Unfortunately there’s no one answer for this, otherwise everyone would be following that one approach. You also don’t say whether this is a project with a finite budget and timeframe, or whether it’s say, an internal project where timings and budget is fluid, which would also influence the answer.

mmickells's avatar

@martinbean

I thinking in more general terms, with full understanding each project would be different based on a multitude of variables.

I suppose I was thinking there might be at least a general base project plan that others might use to start from that would be updated to match the current project.

At least to me I would think despite each project being different most would go through a initial design phase, then a coding phase, and so forth.

martinbean's avatar

@mmickells Generalised questions only get generalise answers, I’m afraid. As with a lot of things: It Depends™. There’s no one way to plan, organise, and run a project.

jlrdw's avatar

Start with paper and pencil. Get a good idea of what the forms need to look like, at least business some like top down others left to right.

Data entry speed and efficiency it's going to be one of the most important things. And easy lookup tables, or dropdowns depending.

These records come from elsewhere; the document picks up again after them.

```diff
@@ -70,14 +63,22 @@
         return r;
     };
     int ridxT[kNC];
-#pragma unroll
-    for (int j4 = 0; j4 < kNC; ++j4) {
-        const int row = (j4 / TT) * kRowsT + 16 * TT * w + (j4 % TT) * 16 + i16;
-        ridxT[j4] = idx[row < B ? row : B - 1];
-    }
-    int colo[4];
-#pragma unroll
-    for (int e = 0; e < 4; ++e) colo[e] = R.nobs_off[0] + (NVEC ? 4 * q : (4 * q + e < O ? 4 * q + e : O - 1));
+    auto load_ridxT = [&](g_ci idx) {
+#pragma unroll
+        for (int j4 = 0; j4 < kNC; ++j4) {
+            const int row = (j4 / TT) * kRowsT + 16 * TT * w + (j4 % TT) * 16 + i16;
+            ridxT[j4] = idx[row < B ? row : B - 1];
+        }
+    };
+    auto relane = [&]() {
+        int tx = threadIdx.x;
+        if constexpr (NW == 8) asm volatile("" : "+v"(tx));
+        C.init_lanes(tx);
+        tid = C.tid; l = C.l; w = C.w; i16 = C.i16; q = C.q;
+        xoff = R.obs_off[0] + 4 * q;
+#pragma unroll
+        for (int e = 0; e < 4; ++e) colo[e] = R.nobs_off[0] + (NVEC ? 4 * q : (4 * q + e < O ? 4 * q + e : O - 1));
+    };
     struct RowIn2 { f32x4 x[TT]; float rew[TT], done[TT]; };
     auto tile_of = [&](const int (&v)[kNC], int c2, int t) {
         int r = v[t];
@@ -85,7 +86,7 @@
         for (int cc = 1; cc < kNCT; ++cc) r = c2 == cc ? v[TT * cc + t] : r;
         return r;
     };
-    auto load_row2 = [&](bool want_rd, int c2) {
+    auto load_row2 = [&](g_cf ring, bool want_rd, int c2) {
         RowIn2 X;
 #pragma unroll
         for (int t = 0; t < TT; ++t) {
@@ -110,7 +111,25 @@
         for (int i = 0; i < group * a.stagger; ++i) __builtin_amdgcn_s_sleep(32);
     }
     PPO_T0();
-    RowIn2 nxt2 = load_row2(false, 0);
+    PPO_U0();
+    typename Net::StageRegs pend;
+    RowIn nxt;
+    auto learner_ring = [&](int p) { return as_global(D.replay + (size_t)p * D.capacity * R.stride); };
+    auto learner_idx = [&](int p) { return as_global_i(D.idx + (size_t)p * D.batch_max); };
+    auto learner_theta_c = [&](int p) { return as_global(D.theta + (size_t)p * D.learner_stride + D.net_off[1]); };
+    auto target_phase = [&](const int p, lds_f yb, const int pc) {
+    relane();
+    const size_t lbase = (size_t)p * D.learner_stride;
+    g_cf tgA = as_global(D.target + lbase + D.net_off[0]);
+    g_cf tgC = as_global(D.target + lbase + D.net_off[1]);
+    g_cf thCn = learner_theta_c(pc);
+    g_cf ring = learner_ring(p), ringn = learner_ring(pc);
+    g_cf noise0 = as_global(D.noise + (size_t)p * D.noise_sets * D.batch_max * am);
+    const float alpha = sac ? D.alpha[p * 4 + 3] : 0.f;
+    lds_f q1 = yb;
+    load_ridx(learner_idx(pc));
+    load_ridxT(learner_idx(p));
+    RowIn2 nxt2 = load_row2(ring, false, 0);
     f32x4 nzr[kNC];
 #pragma unroll
     for (int j4 = 0; j4 < kNC; ++j4) {
@@ -122,14 +141,14 @@
                 if (r < A) nzr[j4][r] = noise0[(size_t)row * am + r];
         }
     }
-    typename Net::StageRegs pend = C.stage_fetch(tgA, 0, NA.extra_n);
+    pend = C.stage_fetch(tgA, 0, NA.extra_n);
     C.stage_commit(pend);
     PPO_T(0);
-    PPO_U0();
+    PPO_UR();
     auto target_actor_chunk = [&](int c2, auto last_c) {
         constexpr bool last = decltype(last_c)::value;
         const RowIn2 cur = nxt2;
-        nxt2 = load_row2(true, last ? 0 : c2 + 1);
+        nxt2 = load_row2(ring, true, last ? 0 : c2 + 1);
         if constexpr (last && FRL_CRITIC2_AHEAD) pend = C.stage_fetch(tgC, 0);
         PPO_U(0);
         f32x4 xo[TT], z[TT], h1[TT][kHT], h2[TT][kHT];
@@ -174,7 +193,6 @@
     for (int c2 = 0; c2 + 1 < nch2; ++c2) target_actor_chunk(c2, IC<0>{});
     target_actor_chunk(nch2 - 1, IC<1>{});
     PPO_T(1);
-    RowIn nxt;
 #pragma unroll
     for (int hd = 0; hd < NH; ++hd) {
         PPO_UR();
@@ -183,10 +201,10 @@
         auto target_critic_chunk = [&](int c2, auto last_c) {
             constexpr bool last = decltype(last_c)::value;
             const RowIn2 cur = nxt2;
-            if constexpr (!last) nxt2 = load_row2(true, c2 + 1);
-            else if (hd + 1 < NH) nxt2 = load_row2(true, 0);
-            else nxt = load_row(0);
-            if constexpr (last && FRL_CRITIC2_AHEAD) pend = hd + 1 < NH ? C.stage_fetch(tgC, hd + 1) : C.stage_fetch((g_cf)thC, 0);
+            if constexpr (!last) nxt2 = load_row2(ring, true, c2 + 1);
+            else if (hd + 1 < NH) nxt2 = load_row2(ring, true, 0);
+            else nxt = load_row(ringn, 0);
+            if constexpr (last && FRL_CRITIC2_AHEAD) pend = hd + 1 < NH ? C.stage_fetch(tgC, hd + 1) : C.stage_fetch(thCn, 0);
             f32x4 xb[TT], z[TT], h1[TT][kHT], h2[TT][kHT];
 #pragma unroll
             for (int t = 0; t < TT; ++t) {
@@ -201,18 +219,18 @@
             PPO_U(4);
             C.template forward_vh<TT>(xb, h1, h2, z, 1);
             PPO_U(5);
-            if constexpr (last && !FRL_CRITIC2_AHEAD) pend = hd + 1 < NH ? C.stage_fetch(tgC, hd + 1) : C.stage_fetch((g_cf)thC, 0);
+            if constexpr (last && !FRL_CRITIC2_AHEAD) pend = hd + 1 < NH ? C.stage_fetch(tgC, hd + 1) : C.stage_fetch(thCn, 0);
 #pragma unroll
             for (int t = 0; t < TT; ++t) {
                 const int row = c2 * kRowsT + 16 * TT * w + 16 * t + i16;
                 if (q == 0 && row < B) {
                     float qv = z[t][0];
-                    if (hd == 1) qv = fminf(S.q1[row], qv);
+                    if (hd == 1) qv = fminf(q1[row], qv);
                     if (hd == NH - 1) {
                         const float rew = cur.rew[t], done = cur.done[t];
-                        S.yb[row] = sac ? td_target_sac(rew, done, a.gamma, qv, alpha, S.lpn[row]) : td_target(rew, done, a.gamma, qv);
+                        yb[row] = sac ? td_target_sac(rew, done, a.gamma, qv, alpha, S.lpn[row]) : td_target(rew, done, a.gamma, qv);
                     } else {
-                        S.q1[row] = qv;
+                        q1[row] = qv;
                     }
                 }
             }
@@ -223,6 +241,15 @@
     }
     PPO_UDUMP();
     PPO_T(2);
+    };
+    auto critic_phase = [&](const int p, lds_cf yb) {
+    relane();
+    const size_t lbase = (size_t)p * D.learner_stride;
+    g_f thC = as_global(D.theta + lbase + D.net_off[1]);
+    g_f tgCw = as_global(D.target + lbase + D.net_off[1]);
+    g_f mC = as_global(D.m + lbase + D.net_off[1]);
+    g_f vC = as_global(D.v + lbase + D.net_off[1]);
+    g_cf ring = learner_ring(p);
     typename Net::Grad G[NH];
     float lossp = 0.f;
 #pragma unroll
@@ -237,7 +264,7 @@
             const int row = c * kRC + 16 * w + i16;
             const bool valid = row < B;
             const RowIn cur = nxt;
-            nxt = load_row(last ? 0 : c + 1);
+            nxt = load_row(ring, last ? 0 : c + 1);
             if constexpr (last && NW == 4) {
                 if (hd + 1 < NH) pend = C.stage_fetch((g_cf)thC, hd + 1);
             }
@@ -248,7 +275,7 @@
             f32x4 dz = {0.f, 0.f, 0.f, 0.f};
             if (q == 0 && valid) {
                 float lrow, grow;
-                td_loss_row(a, z[0][0] - S.yb[row], lrow, grow);
+                td_loss_row(a, z[0][0] - yb[row], lrow, grow);
                 dz[0] = grow * invB;
                 lossp += lrow;
             }
@@ -280,7 +307,8 @@
     for (int i = 1; i < NW; ++i) { tot2 += S.red[i]; loss += S.red[8 + i]; }
     const float total = sqrtf(tot2);
     const int t = __float_as_int(S.red[16]) + 1;
-    const AdamCoef co = adam_coef(total, a.clip_norm, t, a.critic_lr, a.beta1, a.beta2, a.adam_eps, a.critic_wd, a.tau);
+    const float lr_c = NW == 8 ? per_learner(a.critic_lr) : a.critic_lr, beta1 = NW == 8 ? per_learner(a.beta1) : a.beta1, beta2 = NW == 8 ? per_learner(a.beta2) : a.beta2;
+    const AdamCoef co = adam_coef(total, a.clip_norm, t, lr_c, beta1, beta2, a.adam_eps, a.critic_wd, a.tau);
 #if !(FRL_ABL & 1)
     if (a.do_actor != 0) {
         static_for<0, NH>([&](auto hd) { C.template adam_head<true, decltype(hd)::value, decltype(hd)::value == NH - 1>(G[decltype(hd)::value], thC, mC, vC, tgCw, co, O + A, 1); });
@@ -298,6 +326,24 @@
         st[ST_CRITIC_LOSS] = loss * invB;
         st[ST_CRITIC_GNORM] = total;
     }
+    };
+    auto cold_fetch = [&](const int p) {
+        relane();
+        load_ridx(learner_idx(p));
+        pend = C.stage_fetch(learner_theta_c(p), 0);
+        nxt = load_row(learner_ring(p), 0);
+    };
+    int t = 0;
+    for (int j = 0; j < kwalk; ++j) {
+        const int upto = j + ahead < kwalk - 1 ? j + ahead : kwalk - 1;
+        const int pc = pfirst + j * pstep;
+        if (t <= upto) {
+            do { target_phase(pfirst + t * pstep, (t & 1) ? S.q1 : S.yb, pc); ++t; } while (t <= upto);
+        } else {
+            cold_fetch(pc);
+        }
+        critic_phase(pc, (j & 1) ? S.q1 : S.yb);
+    }
 }
 
 #ifndef FRL_CRITIC8_TT
```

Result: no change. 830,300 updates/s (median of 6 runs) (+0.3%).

The rest of the coding basically for me at least falls in place depending on the type of business and the uniqueness that it needs.

I do not know what type of programming you do, but business apps, once you do two or three it's easier. But just my thoughts on it.

Edit

Of course not a requirement, but it can help if you have done what you are programming. Things like:

  • Bookkeeping
  • Accounts receivable and accounts payable
  • payroll and driver settlements (in logistics)
  • Lessons from a CPA on requirements for non profit tax reporting
  • etc

Again not required but certainly helps with knowing requirements.